Any suggestions? Something kinda sizable to go with 10 tapajos in a 6foot 135. Its a show tank in a real estate office so I need some thing to use midwater with a little color. Some thing I can have a group of.
Thanks


----------



## BelieveInBlue (Jul 17, 2011)

Angels, large bodied tetras (bleeding heart, lemon, serpae, black phantom, colombian, black skirt, etc), BNP/otos, cories (kinda redundant tho since geos already sift the bottom), hatchets (if you have a tight lid).

You could have 8-10 nice sized angels for a top-dwelling centerpiece, then a large school of a SINGLE species of tetra to add movement.


----------



## 6stang9 (Oct 26, 2007)

I already have 7 angels but they are kind of slow moving and stay high in the tank.

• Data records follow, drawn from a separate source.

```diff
+                const uint32_t si = BATD ? u / gpi : 0u;
+                const uint32_t tile = ((u - si * gpi) << lg) + (uint32_t)__builtin_ctz(bits);
+                bits &= bits - 1u;
+                render_tile(si * tpi + tile, si, tile, true);
+            }
+        }
+    } else {
+        for (uint32_t btile = blockIdx.x * 4u + wave; btile < n_tiles; btile += gridDim.x * 4u) {
+            uint32_t sidx = (SMPD || BATD) ? btile / a.tiles_per_image : 0u;
+            uint32_t tile = btile - sidx * a.tiles_per_image;
+            bool lane_on = true;
+            if constexpr (SMPD) {
+                if (a.act_list != nullptr) {
+                    sidx = btile / a.act_n;
+                    const RTU_CONST uint32_t* ent = as_const(reinterpret_cast<const uint32_t*>(a.act_list)) + 4u * (size_t)(btile - sidx * a.act_n);
+                    tile = ent[0];
+                    lane_on = (((unsigned long long)ent[3] << 32 | ent[2]) >> lane) & 1ull;
+                }
+            }
+            render_tile(btile, sidx, tile, lane_on);
+        }
     }
     flush_counters<STATS>(a, cnt);
     flush_touched<TEX>(a, cnt, RTU_TL_PRIMARY);
@@ -1578,8 +1637,10 @@
     };
     if (n_tiles == 0) return (int)hipSuccess;
     const uint32_t blocksP = (n_tiles + 3) / 4;
+    const uint32_t n_groups = (n_tiles / a.tiles_per_image) * a.groups_per_image;
+    const uint32_t blocksG = (n_groups + 3) / 4;
     const uint32_t pcap = a.pgrid ? a.pgrid : 32768u;
-    const dim3 gridP(blocksP), gridPF(blocksP < pcap ? blocksP : pcap);
+    const dim3 gridP(blocksP), gridPS(blocksP < pcap ? blocksP : pcap), gridPF(blocksG < pcap ? blocksG : pcap);
     if (CNTD) stats = false;
     if (mode == RTU_LAUNCH_SHADE) {
         RTU_LAUNCH(RTU_TL_GI_ROOTS, (k_gi_roots<TEX>), gridN, block, a, (stats || (a.dbg & 2048u)) ? 0 : 1);
@@ -1595,8 +1656,8 @@
             hipLaunchKernelGGL(k_prelude, dim3(gx, rows), dim3(256), a.cover ? a.cover_words * sizeof(uint32_t) : 0, stream, a, entries);
         }
         if (!SMPD && !GID && a.occ) hipLaunchKernelGGL(k_tile_occ, dim3(a.occ_words / 2u, (BATD ? a.batch : 1u)), dim3(64), 0, stream, a, (BATD ? a.batch : 1u));
-        if constexpr (SMPD || GID) RTU_LAUNCH(RTU_TL_PRIMARY, (k_primary_sampled<STACK, TEX>), gridPF, dim3(256), a, n_tiles);
-        else RTU_LAUNCH(RTU_TL_PRIMARY, (k_primary<STACK, false, TEX>), gridPF, dim3(256), a, n_tiles);
+        if constexpr (SMPD || GID) RTU_LAUNCH(RTU_TL_PRIMARY, (k_primary_sampled<STACK, TEX>), gridPS, dim3(256), a, n_tiles);
+        else RTU_LAUNCH(RTU_TL_PRIMARY, (k_primary<STACK, false, TEX>), gridPF, dim3(256), a, n_groups);
         if (a.n_meshes && a.side && mode == RTU_LAUNCH_ALL) {
             KernelArgs a2 = a;
             for (int L = 0; L < RTU_MAX_LEVELS; L++) a2.lv[L] = a.lv_side[L];
diff --git a/raytracer-utah_amd/csrc/rtu_capi.hip b/raytracer-utah_amd/csrc/rtu_capi.hip
--- a/raytracer-utah_amd/csrc/rtu_capi.hip
+++ b/raytracer-utah_amd/csrc/rtu_capi.hip
@@ -1072,6 +1072,8 @@
     }
     a.tiles_x = tiles_x;
     a.tiles_per_image = tiles_x * bands;
+    a.group_log2 = (a.occ && !(ctx->dbg & 4096u)) ? (uint32_t)__builtin_ctz((unsigned)RTU_TILE_GROUP) : 0u;
+    a.groups_per_image = (a.tiles_per_image + (1u << a.group_log2) - 1u) >> a.group_log2;
     a.nsl = ctx->nsl;
     a.n_meshes = ctx->n_meshes;
     const uint32_t act_tiles = act_n ? act_n * (uint32_t)batch : n_tiles;
diff --git a/raytracer-utah_amd/csrc/rtu_device.h b/raytracer-utah_amd/csrc/rtu_device.h
--- a/raytracer-utah_amd/csrc/rtu_device.h
+++ b/raytracer-utah_amd/csrc/rtu_device.h
@@ -175,6 +175,10 @@
 
 #define RTU_MAX_COVER 8
 #define RTU_SHARDS 64
+#ifndef RTU_TILE_GROUP
+#define RTU_TILE_GROUP 8
+#endif
+static_assert(RTU_TILE_GROUP >= 1 && RTU_TILE_GROUP <= 32 && (RTU_TILE_GROUP & (RTU_TILE_GROUP - 1)) == 0, "a group of tiles lies inside one occupancy word");
 #define RTU_TAIL_LEARN   256u
 #define RTU_TAIL_DECLINE 4096u
 #define RTU_TL_KERNELS 40
@@ -224,7 +228,8 @@
     uint32_t     cover_faces, pad_cf;
     int4*        node_rects;
     const uint32_t* occ;
-    uint32_t     occ_words, pad_occ;
+    uint32_t     occ_words;
+    uint32_t     group_log2, groups_per_image, pad_groups;
     unsigned long long* counters;
     uint32_t     tiles_x;
     uint32_t     nsl;
```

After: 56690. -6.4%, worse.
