template <int NW, bool TALL>
__global__ __launch_bounds__(NW * 64, 1) void dwconv7_mfma2_kernel(const ds_dwconv_params p, const Dw2Geo g) {
    using G = M2<TALL>;
    constexpr int M2_W = G::W, M2_H = G::H, M2_HC = G::HC, M2_PLANE = G::PLANE, M2_SKEW = G::SKEW, M2_PBYTES = G::PBYTES, M2_OFF_O = G::OFF_O,
                  M2_OFF_RED = G::OFF_RED, M2_SLOTS = G::SLOTS;
    constexpr int NT = NW * 64, CPW = MF_CB / NW, SIT = (M2_SLOTS + NT - 1) / NT, OIT = M2_H * M2_W * 4 / NT;
    extern __shared__ __attribute__((aligned(16))) char dsm[];
    float* red = reinterpret_cast<float*>(dsm + M2_OFF_RED);
    const int tid = threadIdx.x, lane = tid & 63, wave = tid >> 6;
    const int NB = gridDim.x;
    int lid = blockIdx.x;
    if (NB % 8 == 0) lid = (blockIdx.x & 7) * (NB >> 3) + (blockIdx.x >> 3);
    if (lid >= g.total) return;
    const int nmy = (g.total - lid + NB - 1) / NB;
    const int nt = nmy * g.tpc - ((lid + (nmy - 1) * NB) / g.ncblk == g.nchunk - 1 ? g.nchunk * g.tpc - p.B * g.tiles : 0);
    const int C = p.C0 + p.C1;
    const bf16* wexp = reinterpret_cast<const bf16*>(p.wexp);

    struct Tile { dw_rsrc_t rs; int c, j, tile, th, tw, b, c0, h0, w0; DwSrc s; };
    auto set_sample = [&](Tile& t) {
        t.s = dw_src<2>(p, t.b, t.c0);
        t.rs = __builtin_amdgcn_make_buffer_rsrc(const_cast<char*>(t.s.base), (short)0, t.s.Hs * t.s.Ws * t.s.Cs * 2, 0x00020000);
    };
    auto start_chunk = [&](int c) {
        Tile t;
        t.c = c;
        t.j = 0;
        const int cblk = c % g.ncblk, item = (c / g.ncblk) * g.tpc;
        t.b = item / g.tiles;
        t.tile = item - t.b * g.tiles;
        t.th = t.tile / g.tiles_w;
        t.tw = t.tile - t.th * g.tiles_w;
        t.h0 = t.th * M2_H;
        t.w0 = t.tw * M2_W;
        t.c0 = cblk * MF_CB;
        set_sample(t);
        return t;
    };
    auto next_tile = [&](Tile t) {
        if (t.j + 1 == g.tpc) return start_chunk(t.c + NB);
        ++t.j;
        if (++t.tile == g.tiles) {
            t.tile = 0; t.th = 0; t.tw = 0;
            ++t.b;
            set_sample(t);
        } else if (++t.tw == g.tiles_w) { t.tw = 0; ++t.th; }
        t.h0 = t.th * M2_H;
        t.w0 = t.tw * M2_W;
        return t;
    };

    int s_hr[SIT], s_hc[SIT], s_lds[SIT];
    bool s_ok[SIT];
    const int sv = tid & 3;
#pragma unroll
    for (int it = 0; it < SIT; ++it) {
        const int slot = tid + it * NT, qd = slot >> 2;
        s_ok[it] = slot < M2_SLOTS;
        s_hr[it] = qd / (M2_HC / 4);
        s_hc[it] = (qd - s_hr[it] * (M2_HC / 4)) * 4;
        s_lds[it] = ((sv * 8) * M2_PLANE + sv * M2_SKEW + s_hr[it] * M2_HC + s_hc[it]) * 2;
    }
    u32x4 fv[SIT][4];
    auto issue_halo = [&](const Tile& t) {
#pragma unroll
        for (int it = 0; it < SIT; ++it) {
            const int hi = t.h0 + s_hr[it] - 3 - t.s.oh, wi = t.w0 + s_hc[it] - 3 - t.s.ow;
            const unsigned badr = (unsigned)(!s_ok[it]) | (unsigned)((unsigned)hi >= (unsigned)t.s.Hs);
            const unsigned o = (unsigned)((hi * t.s.Ws + wi) * t.s.Cs + t.s.cc + sv * 8) * 2u;
#pragma unroll
            for (int e = 0; e < 4; ++e) {
                const unsigned bad = badr | (unsigned)((unsigned)(wi + e) >= (unsigned)t.s.Ws);
                fv[it][e] = dw_buf_ld16(t.rs, t.s.base, ((o + (unsigned)(e * t.s.Cs) * 2u) & 0x0fffffffu) | (bad << 31), t.s.buf);
            }
        }
    };
    auto fill_planes = [&](char* pl) {
#pragma unroll
        for (int it = 0; it < SIT; ++it) {
            if (s_ok[it]) {
                char* dst = pl + s_lds[it];
#pragma unroll
                for (int j = 0; j < 4; ++j) {
                    const unsigned a = fv[it][0][j], b2 = fv[it][1][j], c2 = fv[it][2][j], d = fv[it][3][j];
                    typedef unsigned u32x2_t __attribute__((ext_vector_type(2)));
                    *reinterpret_cast<u32x2_t*>(dst + (2 * j) * (M2_PLANE * 2)) =
                        u32x2_t{__builtin_amdgcn_perm(b2, a, 0x05040100u), __builtin_amdgcn_perm(d, c2, 0x05040100u)};
                    *reinterpret_cast<u32x2_t*>(dst + (2 * j + 1) * (M2_PLANE * 2)) =
                        u32x2_t{__builtin_amdgcn_perm(b2, a, 0x07060302u), __builtin_amdgcn_perm(d, c2, 0x07060302u)};
                }
            }
        }
    };

    const int m = lane & 15, kq = lane >> 4;
    int aoff[6];
#pragma unroll
    for (int ks = 0; ks < 6; ++ks) {
        const int dh = 4 * (ks & 1) + kq, wg = ks >> 1;
        aoff[ks] = (m + (dh > 6 ? 6 : dh)) * M2_HC + 8 * wg;
    }
    bf16x8 wv[CPW][6];
    float addv[CPW];
    auto load_addv = [&](const Tile& t) {
        const int cb = t.c0 + wave * CPW;
#pragma unroll
        for (int k = 0; k < CPW; ++k) {
            addv[k] = DS_LD(float, p.bias + cb + k, DS_BX_BIAS);
            if (p.tbias) addv[k] += DS_LD(float, p.tbias + (size_t)t.b * p.tb_stride + cb + k, DS_BX_AUX1);
        }
    };
    auto load_chunk_consts = [&](const Tile& t) {
        const int cb = t.c0 + wave * CPW;
#pragma unroll
        for (int ci = 0; ci < CPW; ++ci) {
            const bf16* we = wexp + ((size_t)(cb + ci) * 6 * 64 + lane) * 8;
#pragma unroll
            for (int ks = 0; ks < 6; ++ks) wv[ci][ks] = DS_LD(bf16x8, we + ks * 64 * 8, DS_BX_AUX0);
        }
        load_addv(t);
    };

    Tile cur = start_chunk(lid);
    issue_halo(cur);
    load_chunk_consts(cur);
    fill_planes(dsm);
    __syncthreads();
    float s1 = 0.f, s2 = 0.f;
    char* const ot = dsm + M2_OFF_O;
    auto tile_body = [&](const int u, auto more_t) {
        constexpr bool more = decltype(more_t)::value;
        char* const pl = dsm + (u & 1) * M2_PBYTES;
        Tile nxt = cur;
        if constexpr (more) {
            nxt = next_tile(cur);
            issue_halo(nxt);
        }
        float outv[2][4][CPW];
#pragma unroll
        for (int ci = 0; ci < CPW; ++ci) {
            const int cl = wave * CPW + ci;
            const bf16* plane = reinterpret_cast<const bf16*>(pl) + cl * M2_PLANE + (cl >> 3) * M2_SKEW;
            f32x4 acc0 = {0.f, 0.f, 0.f, 0.f}, acc1 = {0.f, 0.f, 0.f, 0.f};
#pragma unroll
            for (int ks = 0; ks < 6; ++ks) {
                const bf16x8 a0 = *reinterpret_cast<const bf16x8*>(plane + aoff[ks]);
                const bf16x8 a1 = *reinterpret_cast<const bf16x8*>(plane + aoff[ks] + G::BLK2);
                acc0 = __builtin_amdgcn_mfma_f32_16x16x32_bf16(a0, wv[ci][ks], acc0, 0, 0, 0);
                acc1 = __builtin_amdgcn_mfma_f32_16x16x32_bf16(a1, wv[ci][ks], acc1, 0, 0, 0);
            }
#pragma unroll
            for (int r = 0; r < 4; ++r) {
                outv[0][r][ci] = acc0[r] + addv[ci];
                outv[1][r][ci] = acc1[r] + addv[ci];
            }
        }
#pragma unroll
        for (int wb = 0; wb < 2; ++wb)
#pragma unroll
            for (int r = 0; r < 4; ++r)
                if (cur.h0 + (TALL ? 16 * wb : 0) + kq * 4 + r < p.H && cur.w0 + (TALL ? 0 : 16 * wb) + m < p.W) {
#pragma unroll
                    for (int v = 0; v < CPW; ++v) {
                        s1 += outv[wb][r][v];
                        s2 = fmaf(outv[wb][r][v], outv[wb][r][v], s2);
                    }
                }
#pragma unroll
        for (int wb = 0; wb < 2; ++wb)
#pragma unroll
            for (int r = 0; r < 4; ++r) {
                typedef __bf16 bf16xc_t __attribute__((ext_vector_type(CPW)));
                bf16xc_t pk;
#pragma unroll
                for (int v = 0; v < CPW; ++v) pk[v] = (bf16)outv[wb][r][v];
                const int col = (TALL ? 0 : 16 * wb) + m, row = (TALL ? 16 * wb : 0) + kq * 4 + r, cbyte = wave * CPW * 2;
                *reinterpret_cast<bf16xc_t*>(ot + (row * M2_W + col) * 64 + (((cbyte >> 4) ^ ((col >> 1) & 3)) * 16) + (cbyte & 15)) = pk;
            }
        __syncthreads();
        const bool chunk_end = cur.j + 1 == g.tpc, sample_end = chunk_end || cur.tile + 1 == g.tiles;
        if (sample_end && p.stats_part) {
            const int nps = g.tiles >= g.tpc ? g.tiles / g.tpc : 1, kk = g.tiles >= g.tpc ? cur.tile / g.tpc : 0;
            block_stats_write(s1, s2, red, p.stats_part + ((size_t)cur.b * (nps * g.ncblk) + kk * g.ncblk + cur.c0 / MF_CB) * 2);
            s1 = 0.f;
            s2 = 0.f;
        }
        if constexpr (more) {
            if (chunk_end || sample_end) {
                if (chunk_end) load_chunk_consts(nxt);
                else load_addv(nxt);
#pragma unroll
                for (int ci = 0; ci < CPW; ++ci)
#pragma unroll
                    for (int ks = 0; ks < 6; ++ks) asm volatile("" : "+v"(wv[ci][ks]));
#pragma unroll
                for (int ci = 0; ci < CPW; ++ci) asm volatile("" : "+v"(addv[ci]));
            }
            fill_planes(dsm + ((u + 1) & 1) * M2_PBYTES);
        }
        {
            bf16* outp = reinterpret_cast<bf16*>(p.out) + (size_t)cur.b * p.H * p.W * C;
#pragma unroll
            for (int k = 0; k < OIT; ++k) {
                const int piece = tid + k * NT, px = piece >> 2, q = piece & 3;
                const int col = px % M2_W, h = cur.h0 + px / M2_W, w = cur.w0 + col;
                if (h < p.H && w < p.W) {
                    const u32x4 v = *reinterpret_cast<const u32x4*>(ot + px * 64 + ((q ^ ((col >> 1) & 3)) * 16));
                    DS_ST(u32x4, outp + ((size_t)(h * p.W + w) * C + cur.c0 + q * 8), DS_BX_OUT, v);
                }
            }
        }
        __syncthreads();
        cur = nxt;
    };
    for (int u = 0; u + 1 < nt; ++u) tile_body(u, std::true_type{});
    tile_body(nt - 1, std::false_type{});
}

I also have 5 big 4" to 6" filament barbs but they also stay high in the water, and are too aggressive for smaller tetras. They pick them off one buy one. Need some kind of big cichlid thats not a sifter???


----------



## BelieveInBlue (Jul 17, 2011)

Maybe rainbow cichlids? Keyholes or rams may work too, but I think the geos might get a bit too aggressive for the dwarves. I had bleeding hearts with filament barbs, and they were fine, although the tetras were 2+ inches, and the barbs were ~4". You could also get some rainbowfish I suppose, although I prefer sticking with SA stuff (too late though I guess).


----------



## djoneser (Mar 20, 2008)

Sounds like you need something moderately fast at least. I would suggest one of the Giant Danio varieties or as previously suggested one of the rainbowfish varieties. I have a decent group of rainbowfish in with my clown loaches (and some cichlids) and they are very active.


----------



## MonteSS (Dec 8, 2008)

Expensive but....

Red line barb (AKA Torpedo barb or roseline shark)

.....Bill.


----------



## CrypticLifeStyle (Dec 14, 2009)

I dunno if your trying to stay within the same general bio-tope but maybe clown loaches? When i used to keep them they were always mid-bottom lvl, sifters like Geo's, the orange/red kind of goes with the color scheme & obviously they cover the group part.


----------



## 6stang9 (Oct 26, 2007)

Funny you say that, I just took out 11 clown loaches. It was too much for the geos to handle with 11 big clown loaches all over the substrate. They were awesome, but not with sand sifters. Haven't decided yet but leaning towards a group of Nic's or Rainbow cichlids.


----------



## BelieveInBlue (Jul 17, 2011)

Generally I try not to mix bottom dwelling cichlids with other bottom dwelling fish; it doesn't usually end well.


----------